_Task prompt_
Retrieve every line from the records in which the word "numel" occurs.

Saved data entries
== Segment start ==

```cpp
#define NDJIR_MATH_FP32 0
#define NDJIR_MATH_BF16X6 1
#define NDJIR_MATH_F16X3 2
int ndjir_mlp_set_math(int math);
int ndjir_mlp_get_math(void);
int ndjir_mlp_set_tile_rows(int rows);
int ndjir_mlp_get_tile_rows(void);
int ndjir_mlp_small_affine(long long P, const float* x, int ldx, int K, const float* W, int ldw, int N, int transpose,
                           const float* bias, float* y, int ldy, hipStream_t stream);
int ndjir_mlp_set_chain_pipeline(int mask);
int ndjir_mlp_get_chain_pipeline(void);
long long ndjir_mlp_packed_size(int K, int N, int transpose);
int ndjir_mlp_pack(const float* W, float* dst, int K, int N, int transpose, hipStream_t stream);
int ndjir_mlp_pack_strided(const float* W, int ldw, float* dst, int K, int N, int transpose, hipStream_t stream);
int ndjir_mlp_pack_table(const void* table, int n, int total_blocks, hipStream_t stream);
int ndjir_mlp_pack_entry_bytes(void);
int ndjir_mlp_chain(int bwd, long long P, const float* X, int ldx, int K0, int L,
                    const float* const* Wp, const float* const* bias, const int* Ks, const int* Ns,
                    const float* const* side_in, float* const* side_out, const int* ld_side,
                    float* const* bgrad, float* Y, int ldy, int accum_y, int has_output, float beta,
                    int skip_layer, float skip_scale, int skip_split, float* Xskip, int ld_xskip,
                    float* in_bgrad, float* workspace, unsigned* const* side_amax, unsigned* x_amax, hipStream_t stream);
long long ndjir_mlp_chain_workspace(int bgrad_total);
int ndjir_mlp_chain_ex(int mode, long long P, const float* X, int ldx, int K0, int L,
                       const float* const* Wp, const float* const* bias, const int* Ks, const int* Ns,
                       const float* const* side_in, float* const* side_out, const int* ld_side,
                       float* const* bgrad, float* Y, int ldy, int accum_y, int has_output, float beta,
                       int skip_layer, float skip_scale, int skip_split, float* Xskip, int ld_xskip,
                       const float* const* side_in2, const float* const* side_add, float* const* side_out2,
                       const float* row_bias, int row_bias_div, float* in_bgrad, float* workspace,
                       unsigned* const* side_amax, unsigned* x_amax, hipStream_t stream);
int ndjir_mlp_group_colsum(const float* X, int ldx, int N, long long G, int div, float* out, int blocked, hipStream_t stream);
long long ndjir_mlp_wgrad_workspace(int K, int N, long long P);
int ndjir_mlp_wgrad(const float* A, int lda, const float* B, int ldb, int K, int N, long long P, float* out,
                    int accum, float* workspace, const unsigned* amax_a, const unsigned* amax_b, hipStream_t stream);
long long ndjir_mlp_wgrad_group_workspace(int n_src, const float* const* A, const int* lda, const long long* P, const int* out_id,
                                          int n_out, const int* K, const int* N, int target_items, const int* layout);
int ndjir_mlp_wgrad_group_launches(int n_src, const long long* P, const int* out_id, int n_out);
int ndjir_mlp_wgrad_group(int n_src, const float* const* A, const int* lda, const float* const* B, const int* ldb,
                          const long long* P, const unsigned* const* amax_a, const unsigned* const* amax_b, const int* out_id,
                          int n_out, float* const* out, const int* ldo, const int* K, const int* N, const int* accum,
                          float* workspace, int target_items, int n_extra, float* const* ex_out, const float* const* ex_partial,
                          const int* ex_n, const int* ex_S, const int* ex_stride, const int* ex_accum, const int* layout,
                          hipStream_t stream);
long long ndjir_mlp_colsum_workspace(int N, long long P);
int ndjir_mlp_colsum(const float* X, int ldx, int N, long long P, float* out, int accum, float* workspace,
                     hipStream_t stream);
int ndjir_mlp_chain_kernel(int mode, long long P, int K0, int L, const int* Ks, const int* Ns, int has_output, int skip_layer,
                           int skip_split, int with_bias_gradients, char* name, int name_bytes);
int ndjir_mlp_chain_bias_partials(int mode, long long P, int K0, int L, const int* Ks, const int* Ns, int has_output,
                                  int skip_layer, int skip_split, unsigned bgrad_mask, int in_bgrad, int* blocks, int* row_floats);
int ndjir_mlp_debug_timeline(long long* buf);


int ndjir_generate_raydir_camloc(int B, int R, const double* pose, const double* intrinsic, const int* pixel_index,
                                 const float* xy, int W, float* raydir, float* camloc, hipStream_t stream);

typedef struct ndjir_adam_state { float alpha; int t; float alpha_t; int skipped; } ndjir_adam_state;
int ndjir_solver_adam_begin(void* state, float beta1, float beta2, const int* flag_a, const int* flag_b,
                            hipStream_t stream);
int ndjir_solver_adam(long long n, float* w, float* g, float* m, float* v, float alpha_t, float beta1, float beta2,
                      float eps, float decay, int zero_grad, const void* state, hipStream_t stream);
int ndjir_solver_adam_touched(long long n, float* w, float* g, float* m, float* v, float alpha_t, float beta1, float beta2,
                              float eps, float decay, unsigned* touched, const void* state, hipStream_t stream);
int ndjir_voxel_feature_mark_touched(int N, const float* query, const int* grid_sizes, int D, const float* min,
                                     const float* max, unsigned* bitmap, hipStream_t stream);
int ndjir_solver_adam_multi(int count, float* const* w, const float* const* g, float* const* m, float* const* v,
                            const long long* numel, float alpha_t, float beta1, float beta2, float eps, float decay,
                            const void* state, hipStream_t stream);
int ndjir_solver_check_inf_or_nan(long long n, const float* g, int* flag, hipStream_t stream);
int ndjir_solver_check_inf_or_nan_multi(int count, const float* const* g, const long long* numel, int* flag,
                                        hipStream_t stream);
// ... 8 lines not shown
```

### ndjir_amd/csrc/capi_mlp.hip

```cpp
#include <hip/hip_runtime.h>
#include <stdlib.h>

#include "../../include/ndjir_hip.h"
#include "common.h"
#include "mlp.h"

using namespace ndjir;

static inline int round_up(int v, int m) { return (v + m - 1) / m * m; }

static int g_math = NDJIR_MATH_F16X3;

extern "C" int ndjir_mlp_set_math(int math) {
  if (math != NDJIR_MATH_FP32 && math != NDJIR_MATH_BF16X6 && math != NDJIR_MATH_F16X3) return NDJIR_ERR_ARG;
  g_math = math;
  return NDJIR_OK;
}

extern "C" int ndjir_mlp_get_math(void) { return g_math; }

extern "C" long long ndjir_mlp_packed_size(int K, int N, int transpose) {
  if (g_math == NDJIR_MATH_BF16X6) return packed_size6(K, N, transpose);
  if (g_math == NDJIR_MATH_F16X3) return packed_size3(K, N, transpose);
  int Kp = round_up(transpose ? N : K, 8), Np = round_up(transpose ? K : N, 32);
// ... 28 lines not shown
static thread_local GroupCall* g_group = nullptr;
static thread_local int g_group_n = 0;
static thread_local int g_group_err = NDJIR_OK;
static thread_local ChainDry* g_dry = nullptr;

static int g_tile_rows = -1;
static int tile_rows_setting() {
  if (g_tile_rows < 0) { const char* e = getenv("NDJIR_MLP_TILE"); g_tile_rows = e ? atoi(e) : 0; }
  return g_tile_rows;
}
extern "C" int ndjir_mlp_set_tile_rows(int rows) {
  if (rows != 0 && rows != 32 && rows != 64 && rows != 128) return NDJIR_ERR_ARG;
  g_tile_rows = rows;
  return NDJIR_OK;
}
extern "C" int ndjir_mlp_get_tile_rows(void) { return tile_rows_setting(); }

extern "C" int ndjir_mlp_set_chain_pipeline(int mask) {
  if (mask < 0 || mask > 7) return NDJIR_ERR_ARG;
  chain_pipeline(mask);
  return NDJIR_OK;
}
extern "C" int ndjir_mlp_get_chain_pipeline(void) { return chain_pipeline(-1); }

static int chain_impl(int bwd, long long P, const float* X, int ldx, int K0, int L,
                               const float* const* Wp, const float* const* bias, const int* Ks, const int* Ns,
                               const float* const* side_in, float* const* side_out, const int* ld_side,
                               float* const* bgrad, float* Y, int ldy, int accum_y, int has_output, float beta,
                               int skip_layer, float skip_scale, int skip_split, float* Xskip, int ld_xskip,
                               const float* const* side_in2, const float* const* side_add, float* const* side_out2,
                               const float* row_bias, int row_bias_div, float* in_bgrad, float* workspace,
                               unsigned* const* side_amax, unsigned* x_amax, hipStream_t stream) {
  if (P <= 0) {
    if (bwd != 0 && in_bgrad && K0 > 0 && hipMemsetAsync(in_bgrad, 0, (size_t)K0 * sizeof(float), stream) != hipSuccess)
      return NDJIR_ERR_LAUNCH;
    if (bwd != 0 && bgrad && Ns && L >= 1 && L <= MAX_CHAIN_LAYERS)
      for (int i = 0; i < L; ++i)
        if (bgrad[i] && hipMemsetAsync(bgrad[i], 0, (size_t)Ns[i] * sizeof(float), stream) != hipSuccess) return NDJIR_ERR_LAUNCH;
    return NDJIR_OK;
  }
  if (!X || L < 1 || L > MAX_CHAIN_LAYERS || !Wp || !Ks || !Ns) return NDJIR_ERR_ARG;
  if (has_output && !Y) return NDJIR_ERR_ARG;
  ChainArgs a{};
  const int forced = tile_rows_setting();
  a.tile_rows = forced ? forced : ((P + 63) / 64 < 256 ? 32 : 64);
  a.forced_tile = forced;
// ... 101 lines not shown
                               float* in_bgrad, float* workspace, unsigned* const* side_amax, unsigned* x_amax,
                               hipStream_t stream) {
  if (bwd != 0 && bwd != 1) return NDJIR_ERR_ARG;
  return chain_impl(bwd, P, X, ldx, K0, L, Wp, bias, Ks, Ns, side_in, side_out, ld_side, bgrad, Y, ldy, accum_y,
                    has_output, beta, skip_layer, skip_scale, skip_split, Xskip, ld_xskip, nullptr, nullptr, nullptr, nullptr, 0,
                    in_bgrad, workspace, side_amax, x_amax, stream);
}
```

== Segment end ==

_Your response_
                            const long long* numel, float alpha_t, float beta1, float beta2, float eps, float decay,
int ndjir_solver_check_inf_or_nan_multi(int count, const float* const* g, const long long* numel, int* flag,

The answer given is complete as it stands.